If she asked him to stop, she knew he would. But she didn’t.
“Tell me,” Max said. “Tell me that I’m wrong.”
She didn’t tell him he was wrong, because their conversation ended. They were no longer alone. Francis walked into the reference area. There was no way to know if he had heard them.
“A fine morning for the library, wouldn’t you say?” Francis said. “The reference desk calls have been coming to my desk.” He held a pile of messages.
Did he look smug? Did he look suspicious? He just looked like Francis.
“Thank you for answering them,” Liesl said.
“Two were really reference questions,” Francis said.
“What a treat,” Liesl said.
“One was researching armorial bindings.”
“How are the donor calls?” Max asked.
“Plentiful,” Francis said. “Bit surprising, isn’t it, how many people still read the morning paper? Makes you think those doom-and-gloom stories about the death of print are overstated.”
“I’ll take the messages,” Liesl said.
“I suppose I should say I told you so,” Francis said. “Liesl, I warned you against calling the police, didn’t I?”
“Indeed you did.”
“Nothing to do about it now. The story named a suspect, which is helpful to us, I’d say.”
“I disagree,” Liesl said. “How is it helpful that the donors and everyone else think Miriam is a suspect in the theft?”
“Looks better than us twiddling our thumbs,” Francis said.
“It’s a woman’s reputation,” Liesl said. “I’d prefer to look bad.”
“The police suspect her,” Francis said. “That’s the simple truth.”
“We should know better.”
“Why are you all of a sudden so adamant?”

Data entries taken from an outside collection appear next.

+int durf_mlp_bwd_levels(void* stream, size_t rows, int N, int nlevels, const float* const* draw, const int32_t* ray_idx,
+                        const int32_t* count, const void* wpack_bwd, const void* const* relu_mask, void* const* dz,
+                        void* const* dz_out, const int32_t* tail_idx, const int32_t* tail_count, const float* const* draw_ray_sum,
+                        float* const* d_enc) {
+    DURF_REQUIRE(nlevels >= 1 && nlevels <= DURF_MAX_LEVELS, "1 <= nlevels <= DURF_MAX_LEVELS");
+    DURF_REQUIRE(d_enc == nullptr, "no d(enc) epilogue: the box-pose backward keeps its launch per level (durf_mlp_bwd)");
+    DURF_REQUIRE(draw && relu_mask && dz && dz_out, "the levels' buffers");
+    DURF_REQUIRE((tail_idx == nullptr) == (tail_count == nullptr) && (tail_idx == nullptr) == (draw_ray_sum == nullptr),
+                 "tail_idx, tail_count and draw_ray_sum go together");
+    DURF_REQUIRE(tail_idx == nullptr || (count != nullptr && N % 32 == 0), "tail rows follow a compacted ray list");
+    DURF_REQUIRE(rows % 32 == 0, "rows must be a multiple of 32");
+    DURF_REQUIRE(N >= 1, "N >= 1");
+    BwdLevels lv{};
+    lv.n = nlevels;
+    for (int l = 0; l < nlevels; l++) {
+        DURF_REQUIRE(draw[l] && relu_mask[l] && dz[l] && dz_out[l] && (!draw_ray_sum || draw_ray_sum[l]), "a buffer per level");
+        lv.draw[l] = draw[l]; lv.relu_mask[l] = (const uint4*)relu_mask[l]; lv.dz[l] = (bf16x8*)dz[l]; lv.dz_out[l] = (bf16x8*)dz_out[l];
+        lv.draw_ray_sum[l] = draw_ray_sum ? draw_ray_sum[l] : nullptr;
+    }
+    if (rows == 0) return 0;
+    const size_t nvirt = (size_t)nlevels * durf_cdiv(rows, 256);
+    DURF_REQUIRE(nvirt + 256 < ((size_t)1 << 32), "the levels' 256-sample blocks are counted in 32 bits");
+    constexpr int lds = 2 * 4 * (MlpSpec<256>::KW + 1) * 1024;
+    (void)hipFuncSetAttribute((const void*)k_mlp_bwd<256, false, 8, false, true>, hipFuncAttributeMaxDynamicSharedMemorySize, lds);
+    hipLaunchKernelGGL((k_mlp_bwd<256, false, 8, false, true>), dim3((unsigned)(nvirt < 256 ? nvirt : 256)), dim3(512), lds,
+                       (hipStream_t)stream, rows, N, (const float*)nullptr, ray_idx, count, (const char*)wpack_bwd, (const uint4*)nullptr,
+                       (bf16x8*)nullptr, (bf16x8*)nullptr, (float*)nullptr, BwdStrides{}, tail_idx, tail_count, (const float*)nullptr, lv);
+    DURF_CHECK_LAUNCH("durf_mlp_bwd_levels");
+    durf::note_dispatch(DURF_DISPATCH_BWD256_8W);
+    return 0;
+}
+
 int durf_obj_bwd_batch_levels(void* stream, int K, int B, int N, int nlevels, const int32_t* idx, const int32_t* count,
                               const float* const* draw, const void* wpack_bwd, const void* const* relu_mask, void* const* dz,
                               void* const* dz_out);
diff --git a/durf_amd/csrc/mlp_fwd.hip b/durf_amd/csrc/mlp_fwd.hip
--- a/durf_amd/csrc/mlp_fwd.hip
+++ b/durf_amd/csrc/mlp_fwd.hip
@@ -1007,6 +1007,10 @@
     const char* e = getenv("DURF_OBJ_MIX");
     return !(e && e[0] == '0') && obj_msplit(rows);
 }
+bool bwd_levels(int width, size_t rows, int nlevels, const float* d_enc) {
+    const char* e = getenv("DURF_BWD_LEVELS");
+    return !(e && e[0] == '0') && width == 256 && d_enc == nullptr && nlevels >= 2 && rows >= (size_t)2048 * 128;
+}
 
 int pack_bwd_launch(void* stream, int width, int in_dim, int K, const float* params, size_t param_stride, void* wpack_bwd);
 
diff --git a/durf_amd/csrc/train.hip b/durf_amd/csrc/train.hip
--- a/durf_amd/csrc/train.hip
+++ b/durf_amd/csrc/train.hip
@@ -274,7 +274,19 @@
             STEP(durf_encode_obj_bwd_levels(stream, K, B, N, L, w.idx_obj, w.count_obj, de, tv, w.o_s, w.d_s, f.radii, f.origins,
                                             f.directions, f.pose, f.barf_w, w.pose_scratch, w.pose_sums, 1, obj_flags));
     }
-    for (int lvl = L - 1; lvl >= 0; lvl--) {
+    const bool bwd_lv = !mix && !f32o && durf::bwd_levels(256, rows, L, nullptr);
+    if (bwd_lv) {
+        const float *dr[ML], *rsl[ML]; const void* mk[ML]; void* dzl[ML]; void* dzo[ML];
+        for (int l = 0; l < L; l++) {
+            const int lvl = L - 1 - l;
+            dr[l] = w.draw[lvl]; mk[l] = w.mask[lvl]; dzl[l] = w.dz[lvl]; dzo[l] = w.dz_out[lvl];
+            rsl[l] = w.ray_sums + (size_t)lvl * B * 4;
+        }
+        TIMED(DURF_TIMED_BWD + L - 1,
+              durf_mlp_bwd_levels(stream, rows, N, L, dr, K > 0 ? w.idx_cls : nullptr, K > 0 ? w.count_cls : nullptr, w.wb_bkgd, mk, dzl,
+                                  dzo, K > 0 ? w.idx_cls + B : nullptr, K > 0 ? w.count_cls + 1 : nullptr, K > 0 ? rsl : nullptr, nullptr));
+    }
+    for (int lvl = L - 1; lvl >= 0 && !bwd_lv; lvl--) {
         float* rs = K > 0 ? w.ray_sums + (size_t)lvl * B * 4 : nullptr;
         if (mix) {
             const float* dr1[1] = {w.draw[lvl]}; const void* mk1[1] = {w.obj_mask[lvl]};
diff --git a/durf_amd/ops.py b/durf_amd/ops.py
--- a/durf_amd/ops.py
+++ b/durf_amd/ops.py
@@ -711,6 +711,24 @@
     return (dz, dz_out, d_enc) if want_d_enc else (dz, dz_out)
 
 
+def bwd_levels(rows, num_levels):
+    return os.environ.get('DURF_BWD_LEVELS', '1')[:1] != '0' and num_levels >= 2 and rows >= OVERLAP_MIN_ROWS
+
+
+def mlp_bwd_levels(rows, N, draws, wpack_bwd, relu_masks, ray_idx=None, count=None, tail_idx=None, tail_count=None,
+                   draw_ray_sums=None, d_encs=None):
+    dev = draws[0].device
+    nl = len(draws)
+    dzs = [torch.empty(mlp_stash_bytes(256, rows), dtype=torch.uint8, device=dev) for _ in range(nl)]
+    dz_outs = [torch.empty(tile_rows(rows), 16, dtype=torch.bfloat16, device=dev) for _ in range(nl)]
+    arr = lambda ts: None if ts is None else (C.c_void_p * max(len(ts), 1))(*[t.data_ptr() for t in ts])
+    with _Timed('mlp_bwd_256'):
+        _lib.check(_lib.lib().durf_mlp_bwd_levels(_stream(), rows, N, nl, arr([_f32(d) for d in draws]), _p(ray_idx), _p(count),
+                                                  _p(wpack_bwd), arr(relu_masks), arr(dzs), arr(dz_outs), _p(tail_idx),
+                                                  _p(tail_count), arr(draw_ray_sums), arr(d_encs)), 'durf_mlp_bwd_levels')
+    return list(zip(dzs, dz_outs))
+
+
 def expand_view(rows, N, view_bf16, ray_idx=None, count=None, tail_idx=None, tail_count=None):
     out = torch.empty(tile_rows(rows), VIEW_DIM, dtype=torch.bfloat16, device=view_bf16.device)
     _lib.check(_lib.lib().durf_expand_view(_stream(), rows, N, _p(view_bf16), _p(ray_idx), _p(count),
@@ -1176,7 +1194,7 @@
     _fields_ = [('begin', C.c_void_p * TIMED_STAGES), ('end', C.c_void_p * TIMED_STAGES)]
 
 
-def _step_timing(num_levels, keep):
+def _step_timing(num_levels, keep, bwd_merged=False):
     if TIMERS is None or not TIMERS_ACTIVE:
         return None
     want = lambda name: TIMED_NAMES is None or name in TIMED_NAMES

“Maybe I’m in receipt of new information. Maybe I’m thinking straight.”
“I’m not sure what’s going on,” Francis said. “It’s a stressful day, Liesl. Here are the messages. Let me know if I can help.”
A moment later, after Francis had made a statement with his exit, spinning on a heel as he delivered his last statement, Max and Liesl found themselves locking eyes. They were again alone; the graduate student’s pencil was sharp. He was hunched over a desk behind a glass door, tip of this tongue sticking through his lips in concentration.
Max adjusted his already-perfect tie and watched Liesl in silence as the memory of Francis receded from the space. When she said nothing, Max raised his eyebrows at her; she was standing with her arms crossed.
“So you believe me then?” Max said.
“I didn’t say that.”
“You didn’t have to, Liesl. You behaved like it.”
“No,” she said, looking off in the direction where Francis had disappeared. “I spoke in defense of Miriam.”
“Right, Liesl. But if Miriam isn’t the thief, then someone else is.”
“Someone. Not Francis.”
Max gave her a steady look, then spun the chair around and faced the computer screen. After a few moments of silence, he gave a slight shake of the head.
“Right,” he said. “You two are close, so this is hard for you.”
Liesl refused to accept that. She changed direction.
“You’ve offered no evidence.”
“Haven’t I?”
“He was against the police, Max. That’s all.”
Liesl was surprised that Max seemed so fixed on the idea of Francis as the culprit. The men had a long relationship, no history of coldness between them that she knew.
“It might be all,” Max said. “Or it might be the first piece of something bigger.”
Max waved a hand as to if signal the conversation was over, but Liesl felt determined to continue. She pulled a chair over directly next to Max and sat herself in it. Refused to accept his back to her any longer. This time she took the accusing tone.
“You sound paranoid,” Liesl said. “Francis is your colleague.”
“I know,” he said. This time he was the one who glanced over to make sure Francis was not returning. “But we won’t find who did it without asking questions.”
“Christopher would know,” Liesl said, thinking of the confident Christopher holding court in his office, the one who didn’t exist anymore, not the near-corpse in the ICU. “I’m sure he would just know.”
“He’s as good with people as he is with books,” Max said.